In contrast their male equivalent, the SLR are utterly without conscious, want to get all the kids hooked on crack, mug old ladies and demean their girlfriends by punching them in the face and making them pull a train. They can't be faulted when it comes to inclusivity though. While the hierarchy, like SLR leader Harisha Celik are all young Turks, the rest of the gang includes Pakistanis, mixed race kids, whitey and even the Chinese. Harisha believing that the Chinese are naturally superior to everyone else when it comes to growing cannabis and wielding samurai swords, even though those are actually Japanese weapons. Regan largely avoids race hate elements, although we do get some rather random anti-Chinese racism towards the end. One of the Alley Cats contemplates whether or not to "beat the shit out" of a Chinese rival, and the gang vow to start setting fire to Chinese restaurants in the East End if the Chinese vandalize the Alley Cats' community centre. This presumably is setting up another Johnson and the Alley Cats novel... hopefully the Chinese won’t attack the Children's playground with their Japanese swords.

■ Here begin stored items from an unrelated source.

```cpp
struct GdTailJob {
    int on;
    int B;
    const float* rowpart;
    int ld_rowpart, nt;
    float* rowsum;
    const float* rowdiv;
    const float* alpha;
    float* gradcoef;
    const int64_t* ts;
    const double* weight_t;
    const double* pt;
    int T, H, update;
    double* hist;
    int64_t* cnt;
    double* lu;
    double* loss;
    double* loss_mean;
    float* rowscale_mean;
    float inv_b;
    int K;
    const float* A;
    int64_t lda;
    const float* rs;
    float* out;
    int64_t ldo;
    unsigned short* out16;
    int64_t ldo16;
    int bias_col;
};

namespace {

__device__ __forceinline__ void gd_tail_job_run(const GdTailJob& j, unsigned char* lds) {
    gd_rowpart_reduce_rows<8>(j.rowpart, j.ld_rowpart, j.B, j.nt, j.rowsum, 0, 1);
    __syncthreads();
    gd_row_loss_finish_block(j.rowsum, j.rowdiv, j.alpha, j.gradcoef, j.ts, j.weight_t, j.pt, j.B, j.T, j.H, j.hist, j.cnt, j.update,
                             j.lu, j.loss, j.loss_mean, j.rowscale_mean, j.inv_b, lds);
    __syncthreads();
    gd_rowscale_rows<8>(j.A, j.lda, j.rs, j.B, j.K, j.out, j.ldo, j.out16, j.ldo16, j.bias_col, 0, 1, 0, 1);
}

inline size_t lt_lds_bytes(int T, int H, int B) { return (size_t)T * H * 8 + (size_t)T * 8 + (size_t)B * 4 + 16; }
constexpr size_t GD_LT_LDS_MAX = 150 * 1024;

template <class K>
bool gd_allow_big_lds(K* kernel, size_t lds, bool* done, const char* who) {
    if (*done || lds <= 48 * 1024) return true;
    *done = hipFuncSetAttribute(reinterpret_cast<const void*>(kernel), hipFuncAttributeMaxDynamicSharedMemorySize, 160 * 1024) == hipSuccess;
    if (!*done) gdmcf_set_error("%s: hipFuncSetAttribute failed", who);
    return *done;
}

}

int gd_dr_kn_launch_tail(GdGemm& g, const GdTailJob& job, hipStream_t s);
```

gdmcf_amd/engine.py:

```python

import ctypes
import os

import torch

from . import _lib
from . import engine_core as core
from .engine_core import EngineBase, _Bufs, _ceil64, with_precision
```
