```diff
@@ -1272,20 +1317,28 @@
 {
     if (!n)
         return SIFT3D_SUCCESS;
-    return describe_launch(d_levels, 0, d_kp, n, 0, d_hist, nullptr, nullptr, nullptr, stream);
+    return describe_launch(d_levels, 0, d_kp, n, 0, d_hist, nullptr, nullptr, nullptr, DESC_TAIL_RULE, stream);
+}
+
+int sift3d_hip_describe_parts_tail(const sift3d_hip_level *d_levels, int nlevels, const sift3d_hip_kp *d_kp,
+                                   uint32_t n, uint32_t n_exact, float *d_hist, float *d_hist2, float *d_wlut,
+                                   void *d_part, uint32_t n_tail, void *stream)
+{
+    if (!n)
+        return SIFT3D_SUCCESS;
+    if (!d_wlut || nlevels < 1)
+        return describe_launch(d_levels, 0, d_kp, n, n_exact, d_hist, d_hist2, nullptr, d_part, n_tail, stream);
+    hipLaunchKernelGGL(k_desc_wlut, dim3(nlevels), dim3(256), 0, (hipStream_t)stream, d_levels, nlevels,
+                       d_wlut);
+    return describe_launch(d_levels, nlevels, d_kp, n, n_exact, d_hist, d_hist2, d_wlut, d_part, n_tail, stream);
 }
 
 int sift3d_hip_describe_parts(const sift3d_hip_level *d_levels, int nlevels, const sift3d_hip_kp *d_kp,
                               uint32_t n, uint32_t n_exact, float *d_hist, float *d_hist2, float *d_wlut,
                               void *d_part, void *stream)
 {
-    if (!n)
-        return SIFT3D_SUCCESS;
-    if (!d_wlut || nlevels < 1)
-        return describe_launch(d_levels, 0, d_kp, n, n_exact, d_hist, d_hist2, nullptr, d_part, stream);
-    hipLaunchKernelGGL(k_desc_wlut, dim3(nlevels), dim3(256), 0, (hipStream_t)stream, d_levels, nlevels,
-                       d_wlut);
-    return describe_launch(d_levels, nlevels, d_kp, n, n_exact, d_hist, d_hist2, d_wlut, d_part, stream);
+    return sift3d_hip_describe_parts_tail(d_levels, nlevels, d_kp, n, n_exact, d_hist, d_hist2, d_wlut, d_part,
+                                          DESC_TAIL_RULE, stream);
 }
 
 int sift3d_hip_describe_ex(const sift3d_hip_level *d_levels, int nlevels, const sift3d_hip_kp *d_kp,
diff --git a/sift3d_amd/csrc/sift3d_host.c b/sift3d_amd/csrc/sift3d_host.c
--- a/sift3d_amd/csrc/sift3d_host.c
+++ b/sift3d_amd/csrc/sift3d_host.c
@@ -1055,6 +1055,11 @@
         return SIFT3D_FAILURE;
     d->exact_desc = mode;
     return SIFT3D_SUCCESS;
+}
+
+size_t sift3d_amd_detector_describe_scratch_bytes(const sift3d_detector *d)
+{
+    return d ? d->dpart_bytes : 0;
 }
 
 static int pack_bits(long v)
@@ -2169,12 +2174,13 @@
         const sift3d_hip_kp *kp_view = (const sift3d_hip_kp *)sift3d_hip_host_device_ptr(d->h_kp);
         const size_t need = sift3d_hip_describe_part_bytes((uint32_t)(num - (int)n_exact));
         if (need > d->dpart_bytes) {
+            const size_t cap = sift3d_hip_describe_part_cap(), want = need > cap ? need : cap;
             sift3d_hip_free(d->d_dpart);
             d->dpart_bytes = 0;
-            d->d_dpart = sift3d_hip_malloc(need + need / 8);
+            d->d_dpart = sift3d_hip_malloc(want);
             if (!d->d_dpart)
                 return SIFT3D_FAILURE;
-            d->dpart_bytes = need + need / 8;
+            d->dpart_bytes = want;
         }
         if (!dev_view || !kp_view ||
             sift3d_hip_describe_parts(d->d_levels, d->num_octaves * d->ngl, kp_view, (uint32_t)num,
diff --git a/sift3d_amd/csrc/sift3d_sharded.c b/sift3d_amd/csrc/sift3d_sharded.c
--- a/sift3d_amd/csrc/sift3d_sharded.c
+++ b/sift3d_amd/csrc/sift3d_sharded.c
@@ -957,6 +957,7 @@
     const double t_start = now_s();
     int n = 0, num;
     size_t n_exact = 0;
+    int s_first_exact = 0;
     if (!S || !kp || !desc || !own_idx || !n_own)
         return SIFT3D_FAILURE;
     num = (int)kp->num;
@@ -1038,6 +1039,7 @@
         size_t cnt[HOST_THREADS_MAX][LVM], start[HOST_THREADS_MAX][LVM];
         if (S->K > LVM)
             return SIFT3D_FAILURE;
+        s_first_exact = s_exact;
         memset(cnt, 0, sizeof(cnt));
 #pragma omp parallel num_threads(nt)
         {
@@ -1081,19 +1083,49 @@
     {
         float *dev_view = (float *)sift3d_hip_host_device_ptr(desc->hist);
         const sift3d_hip_kp *kp_view = (const sift3d_hip_kp *)sift3d_hip_host_device_ptr(S->h_kp);
-        const size_t need = sift3d_hip_describe_part_bytes((uint32_t)n - (uint32_t)n_exact);
+        size_t gcnt[16] = { 0 }, g_fast = 0, skip, q, q_t = 0;
+        uint32_t g_tail, n_tail = 0;
+        int lv, lv_t = -1;
+        const int lv_fast = s_first_exact <= 0 ? 0 : s_first_exact < S->K ? s_first_exact : S->K;
+        size_t need;
+        for (q = 0; q < kp->num; q++)
+            gcnt[kp->buf[q].s]++;
+        for (lv = 0; lv < lv_fast; lv++)
+            g_fast += gcnt[lv];
+        g_tail = sift3d_hip_describe_tail((uint32_t)g_fast);
+        skip = g_fast - g_tail;
+        for (lv = lv_fast - 1; lv >= 0; lv--) {
+            if (skip < gcnt[lv]) {
+                lv_t = lv;
+                break;
+            }
+            skip -= gcnt[lv];
+        }
+        if (lv_t >= 0 && skip) {
+            size_t seen = 0;
+            for (q = 0; q < kp->num; q++)
+                if (kp->buf[q].s == lv_t && seen++ == skip)
+                    break;
+            q_t = q;
+        }
+        for (q = 0; q < (size_t)n && lv_t >= 0; q++) {
+            const keypoint_t *k = kp->buf + own_idx[q];
+            n_tail += k->s < lv_t || (k->s == lv_t && (size_t)own_idx[q] >= q_t);
+        }
+        need = sift3d_hip_describe_part_bytes(g_tail);
         if (need > S->dpart_bytes) {
+            const size_t cap = sift3d_hip_describe_part_cap(), want = need > cap ? need : cap;
             sift3d_hip_free(S->d_dpart);
             S->dpart_bytes = 0;
-            S->d_dpart = sift3d_hip_malloc(need + need / 8);
+            S->d_dpart = sift3d_hip_malloc(want);
             if (!S->d_dpart)
                 return SIFT3D_FAILURE;
-            S->dpart_bytes = need + need / 8;
+            S->dpart_bytes = want;
         }
         if (!dev_view || !kp_view ||
-            sift3d_hip_describe_parts(S->d_levels, S->num_octaves * S->ngl, kp_view, (uint32_t)n,
-                                      (uint32_t)n_exact, dev_view, NULL, S->d_wlut, need ? S->d_dpart : NULL,
-                                      S->stream) ||
+            sift3d_hip_describe_parts_tail(S->d_levels, S->num_octaves * S->ngl, kp_view, (uint32_t)n,
+                                           (uint32_t)n_exact, dev_view, NULL, S->d_wlut,
+                                           n_tail ? S->d_dpart : NULL, n_tail, S->stream) ||
             sift3d_hip_stream_sync(S->stream))
             return SIFT3D_FAILURE;
     }
diff --git a/sift3d_amd/hip.py b/sift3d_amd/hip.py
--- a/sift3d_amd/hip.py
+++ b/sift3d_amd/hip.py
@@ -89,6 +89,12 @@
         "sift3d_hip_orient_tab_part": (C.c_int, [vp, C.c_int, C.c_int, C.c_int, vp, C.c_uint32, C.c_uint32,
                                                  C.c_double, vp, vp, vp, C.c_uint32, C.c_int, vp]),
         "sift3d_hip_describe": (C.c_int, [vp, vp, C.c_uint32, vp, vp]),
+        "sift3d_hip_describe_wlut_floats": (C.c_size_t, [C.c_int]),
+        "sift3d_hip_describe_tail": (C.c_uint32, [C.c_uint32]),
+        "sift3d_hip_describe_set_tail": (None, [C.c_longlong]),
+        "sift3d_hip_describe_part_bytes": (C.c_size_t, [C.c_uint32]),
+        "sift3d_hip_describe_part_cap": (C.c_size_t, []),
+        "sift3d_hip_describe_parts": (C.c_int, [vp, C.c_int, vp, C.c_uint32, C.c_uint32, vp, vp, vp, vp, vp]),
         "sift3d_hip_set_mesh": (C.c_int, [C.POINTER(C.c_float)]),
         "sift3d_hip_synth_lattice": (C.c_int, [vp, C.c_int, C.c_int, C.c_int, C.c_int, C.c_uint64, vp]),
         "sift3d_hip_warp_affine": (C.c_int, [vp, C.c_int, C.c_int, C.c_int, vp, C.c_int, C.c_int, C.c_int,
@@ -816,13 +822,42 @@
     return R.cpu().numpy(), keep.cpu().numpy()
 
 
-def describe(d_levels, kps):
-    import torch
+def describe(d_levels, kps, stream=None):
+    import torch
+    n = len(kps)
+    if n == 0:
+        _check(lib().sift3d_hip_describe(d_levels.data_ptr(), None, 0, None,
+                                         current_stream() if stream is None else stream), "sift3d_hip_describe")
+        return np.zeros((0, 768), np.float32)
+    dk = torch.from_numpy(np.ascontiguousarray(kps).view(np.uint8)).cuda()
+    hist = torch.empty((n, 768), dtype=torch.float32, device="cuda")
+    _check(lib().sift3d_hip_describe(d_levels.data_ptr(), dk.data_ptr(), n, hist.data_ptr(),
+                                     current_stream() if stream is None else stream), "sift3d_hip_describe")
+    torch.cuda.synchronize()
+    return hist.cpu().numpy()
+
+
+def describe_set_tail(t):
+    lib().sift3d_hip_describe_set_tail(-1 if t is None else int(t))
+
+
+def describe_tail(n_fast):
+    return int(lib().sift3d_hip_describe_tail(int(n_fast)))
+
+
+def describe_parts(d_levels, nlevels, kps, n_exact=0, scratch=True):
+    import torch
+    L = lib()
     n = len(kps)
     if n == 0:
         return np.zeros((0, 768), np.float32)
     dk = torch.from_numpy(np.ascontiguousarray(kps).view(np.uint8)).cuda()
     hist = torch.empty((n, 768), dtype=torch.float32, device="cuda")
-    _check(lib().sift3d_hip_describe(d_levels.data_ptr(), dk.data_ptr(), n, hist.data_ptr(),
-                                     current_stream()), "sift3d_hip_describe")
+    wlut = torch.empty(L.sift3d_hip_describe_wlut_floats(nlevels), dtype=torch.float32, device="cuda")
+    nb = L.sift3d_hip_describe_part_bytes(n - min(n, n_exact)) if scratch else 0
+    part = torch.empty(max(nb, 1), dtype=torch.uint8, device="cuda")
+    _check(L.sift3d_hip_describe_parts(d_levels.data_ptr(), nlevels, dk.data_ptr(), n, n_exact, hist.data_ptr(),
+                                       None, wlut.data_ptr(), part.data_ptr() if nb else None,
+                                       current_stream()), "sift3d_hip_describe_parts")
+    torch.cuda.synchronize()
     return hist.cpu().numpy()
```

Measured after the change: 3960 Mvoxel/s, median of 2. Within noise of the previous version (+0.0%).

Make no mistake this is a proper exploitation novel, regardless of its typically uninspired 2010s book cover and the relatively mainstream acting career of its author. Had Regan been a regular in British gangster movies or Pete Walker films -the hammer murder here brings to mind Walker's Schizo- then Guts for Garters would make sense. As it is there is nothing in Regan's career to suggest it was building up to books like this. She's isn't totally unique in this respect. Candy Davis -who also pops up in an early Minder episode - was another actress who reinvented herself as a crime novelist. Maybe there is a case for having appeared in Minder warping the minds of these bubbly blonde comedy actresses, which manifested itself years later by them writing crime books for those with strong stomachs. Regan certainly doesn't shy away from violence against women here. There are graphically described rapes and a gangbang, as well as a rebellious Muslim girl being burnt with an iron for being seen in public without her Hijab. At the same time Regan doesn't let men off the hook, with males depicted as an abusive or creepy bunch within these pages. Even DCI Banham, who is usually sympathetically portrayed in his own books (he did after all lose his wife and child to an axe murderer) gets pulled up a few times for his chauvinism. At one point, Banham makes derogatory comments about women drivers, annoying Stephanie, not of course to the extent that it puts her off wanting to have sex with him 'she watched him aiming his key at his car door and wondered what he would say if she offered him a blowjob'.

As much as Guts for Garters is in many ways the heir apparent to the nasty NEL youthspoitation paperbacks of the 1970s, Regan does self consciously try to make it a product of the 2010s. There is an influx of pop culture references that probably made this book seem hip and topical for a few months in 2015, but aren't aging well. One character is compared to Amy Winehouse, DI Johnson guesses the password on a deceased girl's laptop by typing in the names of One Direction band members and Alysha wonders 'what it was like to be famous, be someone like Rihanna, and have everything you wanted in life'. Winehouse's early death might mean that she still resonates in the public conscious, but many of the other pop culture references here now just provoke a response of 'who' or 'I haven't thought about them in years'. Such is the fickle nature of fame.

I can't fault Regan's choice of name for her head gang girl though. Since I did actually go to school with someone called Alysha, who years later resurfaced in the papers having been sent to prison for running a drugs den, and was last heard of opening a hair and nails salon. So, for an ex school chum of mine at least it seems that life really does imitate Linda Regan novel.